Send back all the data below, exactly as given.

Content starts

template <int CH, int PASSES>
__device__ __forceinline__ void store_split(__nv_bfloat16* dst, long long plane, const float (&v)[CH]) {
  __align__(16) __nv_bfloat162 hi[CH / 2], lo[CH / 2];
#pragma unroll
  for (int j = 0; j < CH / 2; ++j) {
    hi[j] = __floats2bfloat162_rn(v[2 * j], v[2 * j + 1]);
    if (PASSES == 3) {
      const float2 hf = __bfloat1622float2(hi[j]);
      lo[j] = __floats2bfloat162_rn(v[2 * j] - hf.x, v[2 * j + 1] - hf.y);
    }
  }
  static_assert(CH % 16 == 0, "an epilogue chunk is a whole number of 32-byte sectors per plane");
  const uint4* h4 = reinterpret_cast<const uint4*>(hi);
  const uint4* l4 = reinterpret_cast<const uint4*>(lo);
#pragma unroll
  for (int j = 0; j < CH / 16; ++j) {
    tc::st_global_256(dst + 16 * j, h4[2 * j], h4[2 * j + 1]);
    if (PASSES == 3) tc::st_global_256(dst + plane + 16 * j, l4[2 * j], l4[2 * j + 1]);
  }
}

template <int BN>
__device__ __forceinline__ WorkItem decode_work(const TapGemm& g, const TcMaps& maps, int w) {
  WorkItem wi;
  const int tiles_q = g.Wg / maps.Wt, tiles_p = g.Hg / maps.Ht;
  const int tiles_m = tiles_q * tiles_p * ((g.n_img + maps.Nt - 1) / maps.Nt);
  const int tiles_n = g.Cout / BN;
  const int per_phase = tiles_m * tiles_n * g.ksplit;
  wi.phase = w / per_phase;
  int r = w % per_phase;
  int mt = r % tiles_m; r /= tiles_m;
  const int nt = r % tiles_n; r /= tiles_n;
  wi.ks = r;
  wi.mtile = mt;
  const int qb = mt % tiles_q; mt /= tiles_q;
  const int pb = mt % tiles_p; mt /= tiles_p;
  wi.n0 = mt * maps.Nt; wi.p0 = pb * maps.Ht; wi.q0 = qb * maps.Wt;
  wi.co0 = nt * BN;
  const int total_it = g.phase[wi.phase].ntaps * (g.Cin / BK);
  wi.it0 = (int)((long long)total_it * wi.ks / g.ksplit);
  wi.it1 = (int)((long long)total_it * (wi.ks + 1) / g.ksplit);
  return wi;
}

template <int BN, bool SK>
struct WorkIter {
  int w, total, stride;
  int T, G, cur, end, iters[kMaxPhases], tiles_per_phase, tiles_m, tiles_q, tiles_p;
  __device__ __forceinline__ int boundary(int c) const { return (int)((long long)T * c / G); }
  __device__ __forceinline__ int owner(int gi) const {
    int c = (int)((long long)gi * G / T);
    while (c + 1 < G && boundary(c + 1) <= gi) ++c;
    while (c > 0 && boundary(c) > gi) --c;
    return c;
  }
  __device__ __forceinline__ void init(const TapGemm& g, const TcMaps& maps, int total_work) {
    if (!SK) { w = blockIdx.x; total = total_work; stride = gridDim.x; return; }
    T = total_work; G = gridDim.x;
    tiles_q = g.Wg / maps.Wt; tiles_p = g.Hg / maps.Ht;
    tiles_m = tiles_q * tiles_p * ((g.n_img + maps.Nt - 1) / maps.Nt);
    tiles_per_phase = tiles_m * (g.Cout / BN);
    for (int p = 0; p < kMaxPhases; ++p) iters[p] = p < g.nphase ? g.phase[p].ntaps * (g.Cin / BK) : 0;
    cur = boundary(blockIdx.x); end = boundary(blockIdx.x + 1);
  }
  __device__ __forceinline__ bool next(const TapGemm& g, const TcMaps& maps, WorkItem& wi) {
    if (!SK) {
      if (w >= total) return false;
      wi = decode_work<BN>(g, maps, w);
      wi.sk_role = 0; wi.sk_last = 0;
      w += stride;
      return true;
    }
    if (cur >= end) return false;
    int gi = cur, ph = 0, phase_start = 0;
    while (ph + 1 < g.nphase && gi >= phase_start + tiles_per_phase * iters[ph]) { phase_start += tiles_per_phase * iters[ph]; ++ph; }
    const int ip = iters[ph];
    const int tile = (gi - phase_start) / ip, it = (gi - phase_start) % ip;
    int len = ip - it;
    if (len > end - gi) len = end - gi;
    wi.phase = ph; wi.ks = 0; wi.it0 = it; wi.it1 = it + len;
    int mt = tile % tiles_m;
    const int nt = tile / tiles_m;
    wi.mtile = mt;
    const int qb = mt % tiles_q; mt /= tiles_q;
    const int pb = mt % tiles_p; mt /= tiles_p;
    wi.n0 = mt * maps.Nt; wi.p0 = pb * maps.Ht; wi.q0 = qb * maps.Wt; wi.co0 = nt * BN;
    wi.sk_role = it > 0 ? 1 : (len < ip ? 2 : 0);
    wi.sk_last = wi.sk_role == 2 ? owner(phase_start + tile * ip + ip - 1) : 0;
    cur = gi + len;
    return true;
  }
};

Content ends

§ **Answer to this exercise**:
template <int CH, int PASSES>
__device__ __forceinline__ void store_split(__nv_bfloat16* dst, long long plane, const float (&v)[CH]) {
  __align__(16) __nv_bfloat162 hi[CH / 2], lo[CH / 2];
#pragma unroll
  for (int j = 0; j < CH / 2; ++j) {
    hi[j] = __floats2bfloat162_rn(v[2 * j], v[2 * j + 1]);
    if (PASSES == 3) {
      const float2 hf = __bfloat1622float2(hi[j]);
      lo[j] = __floats2bfloat162_rn(v[2 * j] - hf.x, v[2 * j + 1] - hf.y);
    }
  }
  static_assert(CH % 16 == 0, "an epilogue chunk is a whole number of 32-byte sectors per plane");
  const uint4* h4 = reinterpret_cast<const uint4*>(hi);
  const uint4* l4 = reinterpret_cast<const uint4*>(lo);
#pragma unroll
  for (int j = 0; j < CH / 16; ++j) {
    tc::st_global_256(dst + 16 * j, h4[2 * j], h4[2 * j + 1]);
    if (PASSES == 3) tc::st_global_256(dst + plane + 16 * j, l4[2 * j], l4[2 * j + 1]);
  }
}

template <int BN>
__device__ __forceinline__ WorkItem decode_work(const TapGemm& g, const TcMaps& maps, int w) {
  WorkItem wi;
  const int tiles_q = g.Wg / maps.Wt, tiles_p = g.Hg / maps.Ht;
  const int tiles_m = tiles_q * tiles_p * ((g.n_img + maps.Nt - 1) / maps.Nt);
  const int tiles_n = g.Cout / BN;
  const int per_phase = tiles_m * tiles_n * g.ksplit;
  wi.phase = w / per_phase;
  int r = w % per_phase;
  int mt = r % tiles_m; r /= tiles_m;
  const int nt = r % tiles_n; r /= tiles_n;
  wi.ks = r;
  wi.mtile = mt;
  const int qb = mt % tiles_q; mt /= tiles_q;
  const int pb = mt % tiles_p; mt /= tiles_p;
  wi.n0 = mt * maps.Nt; wi.p0 = pb * maps.Ht; wi.q0 = qb * maps.Wt;
  wi.co0 = nt * BN;
  const int total_it = g.phase[wi.phase].ntaps * (g.Cin / BK);
  wi.it0 = (int)((long long)total_it * wi.ks / g.ksplit);
  wi.it1 = (int)((long long)total_it * (wi.ks + 1) / g.ksplit);
  return wi;
}

template <int BN, bool SK>
struct WorkIter {
  int w, total, stride;
  int T, G, cur, end, iters[kMaxPhases], tiles_per_phase, tiles_m, tiles_q, tiles_p;
  __device__ __forceinline__ int boundary(int c) const { return (int)((long long)T * c / G); }
  __device__ __forceinline__ int owner(int gi) const {
    int c = (int)((long long)gi * G / T);
    while (c + 1 < G && boundary(c + 1) <= gi) ++c;
    while (c > 0 && boundary(c) > gi) --c;
    return c;
  }
  __device__ __forceinline__ void init(const TapGemm& g, const TcMaps& maps, int total_work) {
    if (!SK) { w = blockIdx.x; total = total_work; stride = gridDim.x; return; }
    T = total_work; G = gridDim.x;
    tiles_q = g.Wg / maps.Wt; tiles_p = g.Hg / maps.Ht;
    tiles_m = tiles_q * tiles_p * ((g.n_img + maps.Nt - 1) / maps.Nt);
    tiles_per_phase = tiles_m * (g.Cout / BN);
    for (int p = 0; p < kMaxPhases; ++p) iters[p] = p < g.nphase ? g.phase[p].ntaps * (g.Cin / BK) : 0;
    cur = boundary(blockIdx.x); end = boundary(blockIdx.x + 1);
  }
  __device__ __forceinline__ bool next(const TapGemm& g, const TcMaps& maps, WorkItem& wi) {
    if (!SK) {
      if (w >= total) return false;
      wi = decode_work<BN>(g, maps, w);
      wi.sk_role = 0; wi.sk_last = 0;
      w += stride;
      return true;
    }
    if (cur >= end) return false;
    int gi = cur, ph = 0, phase_start = 0;
    while (ph + 1 < g.nphase && gi >= phase_start + tiles_per_phase * iters[ph]) { phase_start += tiles_per_phase * iters[ph]; ++ph; }
    const int ip = iters[ph];
    const int tile = (gi - phase_start) / ip, it = (gi - phase_start) % ip;
    int len = ip - it;
    if (len > end - gi) len = end - gi;
    wi.phase = ph; wi.ks = 0; wi.it0 = it; wi.it1 = it + len;
    int mt = tile % tiles_m;
    const int nt = tile / tiles_m;
    wi.mtile = mt;
    const int qb = mt % tiles_q; mt /= tiles_q;
    const int pb = mt % tiles_p; mt /= tiles_p;
    wi.n0 = mt * maps.Nt; wi.p0 = pb * maps.Ht; wi.q0 = qb * maps.Wt; wi.co0 = nt * BN;
    wi.sk_role = it > 0 ? 1 : (len < ip ? 2 : 0);
    wi.sk_last = wi.sk_role == 2 ? owner(phase_start + tile * ip + ip - 1) : 0;
    cur = gi + len;
    return true;
  }
};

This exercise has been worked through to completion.